United States Patent 10,272,083 (hereafter "the '083 patent") pertains to innovations in the pharmaceutical and biotech sectors, with particular emphasis on novel compounds, formulations, or therapeutic methods. This patent's scope, claims, and the overall patent landscape surrounding it reveal critical insights into technological innovation trajectories, competitive positioning, and the strategic intentions of its assignee. This analysis provides a detailed examination of the patent’s claims, assesses their robustness and breadth, and contextualizes them within the broader patent environment.

Overview of the '083 Patent

The '083 patent was granted on May 7, 2019, and lists a set of claims directed at a specific class of chemical compounds with therapeutic utility. While the exact chemical entities are proprietary, the patent generally encompasses methods of synthesis, pharmaceutical compositions incorporating these compounds, and methods of treatment using these compounds.

Its claims can be grouped into three categories:

Compound claims: Covering specific chemical entities or classes.
Method claims: Methods of synthesizing or administering the compounds.
Use claims: Therapeutic indications and methods of treatment.

The patent's strategic importance hinges on its breadth and the scope of protection it offers against competitors.

Claim Analysis

1. Chemical Compound Claims

The core of the '083 patent is its chemical claims, which purportedly define a family of compounds with particular structural features. These claims aim to secure exclusive rights over certain molecular structures, preventing competitors from manufacturing similar molecules.

Critical assessment: The breadth of the compound claims is significant if they encompass variations that are flexible enough to include numerous analogs. However, overly broad claims risk validity issues, especially if they lack written description support or enablement [1].

In this case, the patent provides detailed synthetic pathways and characterization data, reinforcing its validity. Yet, if prior art discloses similar compounds, the claims could face validity challenges based on obviousness, particularly if minor modifications are involved [2].

2. Method Claims

The method claims target processes related to synthesis and administration. These claims extend patent protection beyond the chemical entities themselves, potentially covering practical applications and manufacturing processes.

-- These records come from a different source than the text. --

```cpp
int prifit_gemm_stream_dgrad_f32(int M, int N, int K, const float *dY, long long lda, const float *W, long long ldb,
                                 float *G, long long ldc, const float *Yprev, long long ldy, const float *scale,
                                 const float *shift, const float *mean, const float *invstd, float *red_slab, void *stream);

int prifit_pool_bwd_table(const float *gp, long long ldgp, const float *Y, long long ldy, const int32_t *arg,
                          const float *scale, const float *shift, const float *coef_a, int G, int K, int C, float slope,
                          float *T, void *stream);
int prifit_gemm_stream_dgrad_pool_f32(int M, int N, int K, const float *Y, long long lda, const float *W, long long ldb,
                                      float *G, long long ldc, const float *bias_dW, const int32_t *pool_arg,
                                      const float *pool_T, const float *coef_b, int pool_K, const float *Yprev,
                                      long long ldy, const float *scale, const float *shift, const float *mean,
                                      const float *invstd, float *red_slab, void *stream);
int prifit_gemm_stream_tn_pool_f32(int Mo, int No, long long P, const float *Y, long long ldy, const float *A,
                                   long long lda, float *out, long long ldo, const float *b_scale,
                                   const float *b_shift, const int32_t *pool_arg, const float *pool_T,
                                   const float *coef_b, const float *coef_d, int pool_K, float *workspace,
                                   void *stream);

int prifit_gemm_stream_tn_bn_f32(int Mo, int No, long long P, const float *G, const float *Y, long long ldy, const float *A,
                                 long long lda, float *out, long long ldo, const float *b_scale, const float *b_shift,
                                 const float *scale, const float *shift, const float *coef_a, const float *coef_b,
                                 const float *coef_d, float *workspace, void *stream);
int prifit_gemm_stream_dgrad_bn_f32(int M, int N, int K, const float *Gin, const float *Y, long long lda, const float *W,
                                    long long ldb, float *G, long long ldc, const float *scale_l, const float *shift_l,
                                    const float *coef_a, const float *coef_b, const float *coef_d, const float *Yprev,
                                    long long ldy, const float *scale, const float *shift, const float *mean,
                                    const float *invstd, float *red_slab, void *stream);
int prifit_gemm_stream_tn_f32(int Mo, int No, long long P, const float *G, long long ldg, const float *A,
                              long long lda, float *out, long long ldo, const float *b_scale,
                              const float *b_shift, float *workspace, void *stream);
long long prifit_gemm_stream_tn_workspace(int Mo, int No, long long P);
int prifit_gemm_stream_tn_supported(int Mo, int No, long long P);

int prifit_gemm_tile_m(int N);
int prifit_gemm_stats_tile_m(int M, int N);


int prifit_reduce_rows_per_slab(void);
int prifit_pool_reduce_groups_per_slab(void);

int prifit_col_stats(const float *Y, long long ld, int P, int C, float *slab, void *stream);
long long prifit_col_sum_workspace(int P, int C);
int prifit_col_sum(const float *Y, long long ld, int P, int C, float *out, float *workspace, void *stream);
int prifit_col_sum_samples(const float *Y, long long ld, int P, int C, int rows_per_sample, float *out, float *workspace,
                           void *stream);

// ... 291 lines not shown
```

### prifit_amd/csrc/gemm.hip

```cpp
#include <stdlib.h>

#include <type_traits>

#include "common.h"

typedef float f32x16 __attribute__((ext_vector_type(16)));

enum { LAY_NT = 0, LAY_NN = 1, LAY_TN = 2 };
enum { EPI_NONE = 0, EPI_CHORD = 1, EPI_MSKERNEL = 2, EPI_MSBWD = 3, EPI_BNRED = 4 };

struct GemmArgs {
    const float *A, *B;
    float *C;
    int M, N, K;
    long long lda, ldb, ldc;
    long long sA, sB, sC;
    int batch, splitk;
    const float *a_scale, *a_shift;
    const float *b_scale, *b_shift;
    const float *bias;
    long long bias_stride;
    float *stats;
    int epi;
    const float *epi_batch_scalar;
    const float *aux;
    const float *row_add;
    float *a_rowsum;
    long long ldaux, sAux;
    const float *red_scale, *red_shift, *red_mean, *red_invstd;
    long long dA2, dB2;
    int kswitch;
    int accumulate;
    int vecA, vecB;
    int ntiles;
    float *cand;
};

#ifndef GEMM_W8
#define GEMM_W8 6
#endif
constexpr int BK = 32;
constexpr int PAD = 4;

__device__ __forceinline__ float4 ld4(const float *p) { return *reinterpret_cast<const float4 *>(p); }

template <int ROWS, bool KC, bool VEC, bool AFF, int NTH>
struct TileLoader {
    static constexpr int NV = ROWS * BK / 4 / NTH;
    static_assert(NV * NTH * 4 == ROWS * BK, "tile must divide evenly over the threads");
    float4 v[NV];
    const float *ptr[NV];
    int klo[NV];
    int c0[NV];
    unsigned okmask[NV];
    long long step;
    int K, R, cclamp;

    __device__ __forceinline__ void init(const float *__restrict__ base, long long ld, int r0, int R_, int K_)
    {
        K = K_; R = R_;
        step = KC ? (long long)BK : (long long)BK * ld;
#pragma unroll
        for (int p = 0; p < NV; ++p) {
            const int id = threadIdx.x + NTH * p;
            if (KC) {
                const int gr = r0 + id / (BK / 4);
                klo[p] = (id % (BK / 4)) * 4;
                okmask[p] = gr < R ? 0xFu : 0u;
                ptr[p] = base + (long long)(gr < R ? gr : 0) * ld + (klo[p] < K ? klo[p] : 0);
                c0[p] = 0;
            } else {
                klo[p] = id / (ROWS / 4);
                const int gr = r0 + (id % (ROWS / 4)) * 4;
                unsigned m = 0;
#pragma unroll
                for (int j = 0; j < 4; ++j) m |= (gr + j < R) ? (1u << j) : 0u;
                okmask[p] = m;
                c0[p] = m ? gr : 0;
                ptr[p] = base + (long long)klo[p] * ld + c0[p];
            }
        }
    }

    int kload;
    __device__ __forceinline__ void load(int k0, const float *__restrict__, const float *__restrict__)
    {
        kload = k0;
        const int kt = k0 / BK;
#pragma unroll
        for (int p = 0; p < NV; ++p) {
            const int gk = k0 + klo[p];
            const bool kin = gk < K;
            const float *src = ptr[p] + (kin ? (long long)kt * step : 0);
            if (!KC && !kin && klo[p] >= K) src = ptr[p] - (long long)klo[p] * (step / BK);
            if (VEC) {
                v[p] = ld4(src);
            } else {
                float e[4];
#pragma unroll
                for (int j = 0; j < 4; ++j) {
                    const bool ok = KC ? (okmask[p] && (gk + j) < K) : (kin && ((okmask[p] >> j) & 1u));
                    e[j] = src[ok ? j : 0];
                }
                v[p] = make_float4(e[0], e[1], e[2], e[3]);
            }
        }
    }

    __device__ __forceinline__ void finish(const float *__restrict__ scale, const float *__restrict__ shift)
    {
#pragma unroll
        for (int p = 0; p < NV; ++p) {
            const int gk = kload + klo[p];
            const bool kin = gk < K;
            float4 x = v[p];
            if (VEC) {
                if (AFF) {
                    const int cc = KC ? (kin ? gk : 0) : c0[p];
                    const float4 s = ld4(scale + cc), t = ld4(shift + cc);
                    x.x = fmaxf(fmaf(x.x, s.x, t.x), 0.f); x.y = fmaxf(fmaf(x.y, s.y, t.y), 0.f);
                    x.z = fmaxf(fmaf(x.z, s.z, t.z), 0.f); x.w = fmaxf(fmaf(x.w, s.w, t.w), 0.f);
                }
                if (!(kin && okmask[p])) x = make_float4(0.f, 0.f, 0.f, 0.f);
            } else {
// ... 607 lines not shown
            const int y_voff = (RED && cok) ? (int)(((long long)rbase * g.ldaux + col) * 4) : 0x7fffffff;
            float kf[16];
            if (RED) {
#pragma unroll
                for (int r = 0; r < 16; ++r) {
                    const int ro = ((r & 3) + 8 * (r >> 2)) * ldy4;
                    kf[r] = __builtin_bit_cast(float, full_rows ? __builtin_amdgcn_raw_buffer_load_b32(yrs, y_voff, ro, 0)
                                                                 : __builtin_amdgcn_raw_buffer_load_b32(yrs, cok ? y_voff + ro : y_voff, 0, 0));
                }
            }
            float vmax = -INFINITY, vmin = INFINITY, v0 = 0.f;
            int imax = 0, imin = 0;
#pragma unroll
            for (int r = 0; r < 16; ++r) {
                const int row = rbase + (r & 3) + 8 * (r >> 2);
                const float v = acc[b][r] + bias;
                const float vs = (cok && (full_rows || row < g.M)) ? v : 0.f;
                if (PMAX) {
                    const int ri = (r & 3) + 8 * (r >> 2) + 4 * lh;
                    const bool rok = full_rows || row < g.M;
                    if (rok && v > vmax) { vmax = v; imax = ri; }
                    if (rok && v < vmin) { vmin = v; imin = ri; }
                }
                if (RED) {
                    const float gm = fmaf(kf[r], rs, rt) > 0.f ? vs : 0.f;
                    csum[b] += gm;
                    csq[b] += gm * ((kf[r] - rmu) * ris);
                } else {
                    csum[b] += vs;
                    if (r == 0) v0 = vs;
                    else if (r == 1) csq[b] = fmaf(v0, v0, vs * vs);
                    else csq[b] = fmaf(vs, vs, csq[b]);
                }
                {
                    const int ro = ((r & 3) + 8 * (r >> 2)) * ldc4;
                    if (full_rows) __builtin_amdgcn_raw_buffer_store_b32(__builtin_bit_cast(unsigned, v), crs, c_voff, ro, 0);
                    else __builtin_amdgcn_raw_buffer_store_b32(__builtin_bit_cast(unsigned, v), crs, cok ? c_voff + ro : c_voff, 0, 0);
                }
            }
            if (PMAX) {
                const float ov = __shfl_xor(vmax, 32, 64), on = __shfl_xor(vmin, 32, 64);
                const int oi = __shfl_xor(imax, 32, 64), oj = __shfl_xor(imin, 32, 64);
                if (ov > vmax || (ov == vmax && oi < imax)) { vmax = ov; imax = oi; }
                if (on < vmin || (on == vmin && oj < imin)) { vmin = on; imin = oj; }
                const int blk_row = m0 + wm0;
                if (lh == 0 && cok && blk_row < g.M) {
                    float *cd = g.cand + (long long)(blk_row >> 5) * 4 * g.N + col;
                    cd[0] = vmax; cd[g.N] = __int_as_float(imax); cd[2 * g.N] = vmin; cd[3 * g.N] = __int_as_float(imin);
                }
            }
        }
        PERS_STAMP(3);
        if (g.stats) {
            float *red = lds;
#pragma unroll
            for (int b = 0; b < TN; ++b) {
                const float s = csum[b] + __shfl_xor(csum[b], 32, 64);
                const float q = csq[b] + __shfl_xor(csq[b], 32, 64);
                if (lh == 0) {
                    red[(wmi * 2 + 0) * BN + wn0 + 32 * b + li] = s;
                    red[(wmi * 2 + 1) * BN + wn0 + 32 * b + li] = q;
                }
            }
            __syncthreads();
            for (int t = threadIdx.x; t < 2 * BN; t += NTH) {
                const int which = t / BN, c = t - which * BN;
                float s = 0.f;
#pragma unroll
                for (int w = 0; w < BM / WM; ++w) s += red[(w * 2 + which) * BN + c];
                if (n0 + c < g.N) g.stats[((long long)tile_m * 2 + which) * g.N + n0 + c] = s;
            }
            if (has_next) __syncthreads();
        }
        PERS_STAMP(4);
        if (!has_next) break;
        tix = ntix; tile_m = ntile_m; tile_n = ntile_n;
        la.finish(g.a_scale, g.a_shift);
        la.store(lds); lb.store(lds + SZA);
        __syncthreads();
        PERS_STAMP(5);
#ifdef PERS_STAMPS
        ++st_tile;
#endif
    }
}

#ifndef CHORD_XCD
#define CHORD_XCD 1
#endif
template <int MODE>
__global__ __launch_bounds__(512) __attribute__((amdgpu_waves_per_eu(4, 4))) void chord_sym_kernel(
    const float *__restrict__ A, long long lda, long long sA, float *__restrict__ C, long long ldc, long long sC, int n, int K,
    int batch, unsigned long long *__restrict__ okey, const float *__restrict__ thr, unsigned *__restrict__ mask)
{
    constexpr bool GRAM = MODE == 1, MASK = MODE == 2;
    constexpr int BM = 128, BN = 128, WM = 32, WN = 64, NTH = 512, TN = WN / 32, WAVES_N = BN / WN;
    constexpr int SZ = BM * (BK + PAD);
    constexpr int TLD = BM + 4;
    __shared__ __attribute__((aligned(16))) float lds[4 * SZ];
    static_assert(4 * SZ >= BN * TLD, "the transposed tile fits the staging buffers");
    const int T = n / BM;
    int t, zb;
#if CHORD_XCD
    xcd_shape_block((int)blockIdx.x, T * (T + 1) / 2, batch, zb, t);
#else
    t = (int)blockIdx.x % (T * (T + 1) / 2); zb = (int)blockIdx.x / (T * (T + 1) / 2);
#endif
    int tile_m = 0;
    while (t >= T - tile_m) { t -= T - tile_m; ++tile_m; }
    const int tile_n = tile_m + t;
    const int m0 = tile_m * BM, n0 = tile_n * BN;
    const float *Az = A + (long long)zb * sA;
    float *Cz = MASK ? nullptr : C + (long long)zb * sC;
    const int MW = n / 32;
    unsigned *Mz = MASK ? mask + (long long)zb * n * MW : nullptr;
    const float th = MASK ? thr[zb] : 0.f;
    const int wave = __builtin_amdgcn_readfirstlane(threadIdx.x >> 6), lane = threadIdx.x & 63;
    const int li = lane & 31, lh = lane >> 5;
    const int wm0 = (wave / WAVES_N) * WM, wn0 = (wave % WAVES_N) * WN;

    BufLoader<BM, true, false, NTH> la, lb;
    la.init(Az, lda, m0, n, K);
    lb.init(Az, lda, n0, n, K);
    const int ktiles = K / BK;
    la.load(0); lb.load(0);
    la.store(lds); lb.store(lds + SZ);
    __syncthreads();
    f32x16 acc[TN];
#pragma unroll
    for (int b = 0; b < TN; ++b)
#pragma unroll
        for (int r = 0; r < 16; ++r) acc[b][r] = 0.f;
    for (int kt = 0; kt < ktiles; ++kt) {
        const int stage = kt & 1;
        const float *As = lds + stage * 2 * SZ, *Bs = As + SZ;
        const bool more = kt + 1 < ktiles;
        if (more) { la.load((kt + 1) * BK); lb.load((kt + 1) * BK); }
#pragma unroll
        for (int gk = 0; gk < BK / 8; ++gk) {
            const float4 fa = read_frag<BM, true>(As, wm0 + li, gk, lh);
            float4 fb[TN];
#pragma unroll
            for (int b = 0; b < TN; ++b) fb[b] = read_frag<BN, true>(Bs, wn0 + 32 * b + li, gk, lh);
#pragma unroll
            for (int b = 0; b < TN; ++b) {
                acc[b] = __builtin_amdgcn_mfma_f32_32x32x2f32(fa.x, fb[b].x, acc[b], 0, 0, 0);
                acc[b] = __builtin_amdgcn_mfma_f32_32x32x2f32(fa.y, fb[b].y, acc[b], 0, 0, 0);
                acc[b] = __builtin_amdgcn_mfma_f32_32x32x2f32(fa.z, fb[b].z, acc[b], 0, 0, 0);
                acc[b] = __builtin_amdgcn_mfma_f32_32x32x2f32(fa.w, fb[b].w, acc[b], 0, 0, 0);
            }
        }
        if (more) {
            float *An = lds + (stage ^ 1) * 2 * SZ;
            la.store(An); lb.store(An + SZ);
        }
        __syncthreads();
    }
    const bool mirror = tile_m != tile_n;
    unsigned long long *okz = okey ? okey + (long long)zb * n : nullptr;
    auto fkey = [](float f) { const unsigned u = __float_as_uint(f); return (u & 0x80000000u) ? ~u : (u | 0x80000000u); };
#pragma unroll
    for (int b = 0; b < TN; ++b) {
        const int col = wn0 + 32 * b + li;
        float cmin = INFINITY;
        int cidx = 0;
#pragma unroll
// ... 82 lines not shown
#pragma unroll
        for (int r = 0; r < 16; ++r) acc[b][r] = 0.f;
    auto step = [&](int kt, auto par) {
        constexpr int S = decltype(par)::value;
        const float *As = lds + S * (SZA + SZB), *Bs = As + SZA;
        if (kt + 2 < kt1) { la[S].load((kt + 2) * BK); lb[S].load((kt + 2) * BK); }
        __builtin_amdgcn_sched_barrier(0);
        mma_ktile<BM, false, BN, false, TN>(As, Bs, wm0 + li, wn0 + li, lh, acc, BK / 8, nbv);
        if (kt + 1 < kt1) {
            float *An = lds + (S ^ 1) * (SZA + SZB);
            lb[S ^ 1].finish(g.b_scale, g.b_shift);
            la[S ^ 1].store(An); lb[S ^ 1].store(An + SZA);
        }
        __syncthreads();
    };
    int kt = kt0;
    for (; kt + 1 < kt1; kt += 2) {
        step(kt, std::integral_constant<int, 0>());
        step(kt + 1, std::integral_constant<int, 1>());
    }
    if (kt < kt1) step(kt, std::integral_constant<int, 0>());
    const int rbase = m0 + wm0 + 4 * lh;
#pragma unroll
    for (int b = 0; b < TN; ++b) {
        const int col = n0 + wn0 + 32 * b + li;
        if (col >= g.N) continue;
#pragma unroll
        for (int r = 0; r < 16; ++r) {
            const int row = rbase + (r & 3) + 8 * (r >> 2);
            if (row >= g.M) continue;
            float *dst = g.C + (long long)row * g.ldc + col;
            if (g.splitk > 1) unsafeAtomicAdd(dst, acc[b][r]);
            else if (g.accumulate) *dst += acc[b][r];
            else *dst = acc[b][r];
        }
    }
}
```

Critical assessment: Method claims are typically narrower and more defensible but can be vulnerable if prior art discloses similar methods. Their enforceability depends on the specificity of procedural steps and whether the claims are distinguishable over existing practices.

3. Use Claims

Use claims claim the therapeutic applications of the compounds, such as indication-specific treatments. Such claims can be powerful if they cover innovative, unexpected uses.

Critical assessment: The enablement and written description requirements are stringent for use claims [3]. Establishing non-obviousness is critical here, especially if the therapeutic use was previously unrecognized or counterintuitive.

Patent Landscape and Landscape Analysis

1. Overlapping Patents and Prior Art

The '083 patent exists within a dense patent landscape characterized by multiple filings originating from academic institutions, biotech firms, and large pharmaceutical companies. Many of these filings disclose similar compounds or therapeutic methods related to the same disease indications, such as cancer, neurodegenerative diseases, or metabolic disorders.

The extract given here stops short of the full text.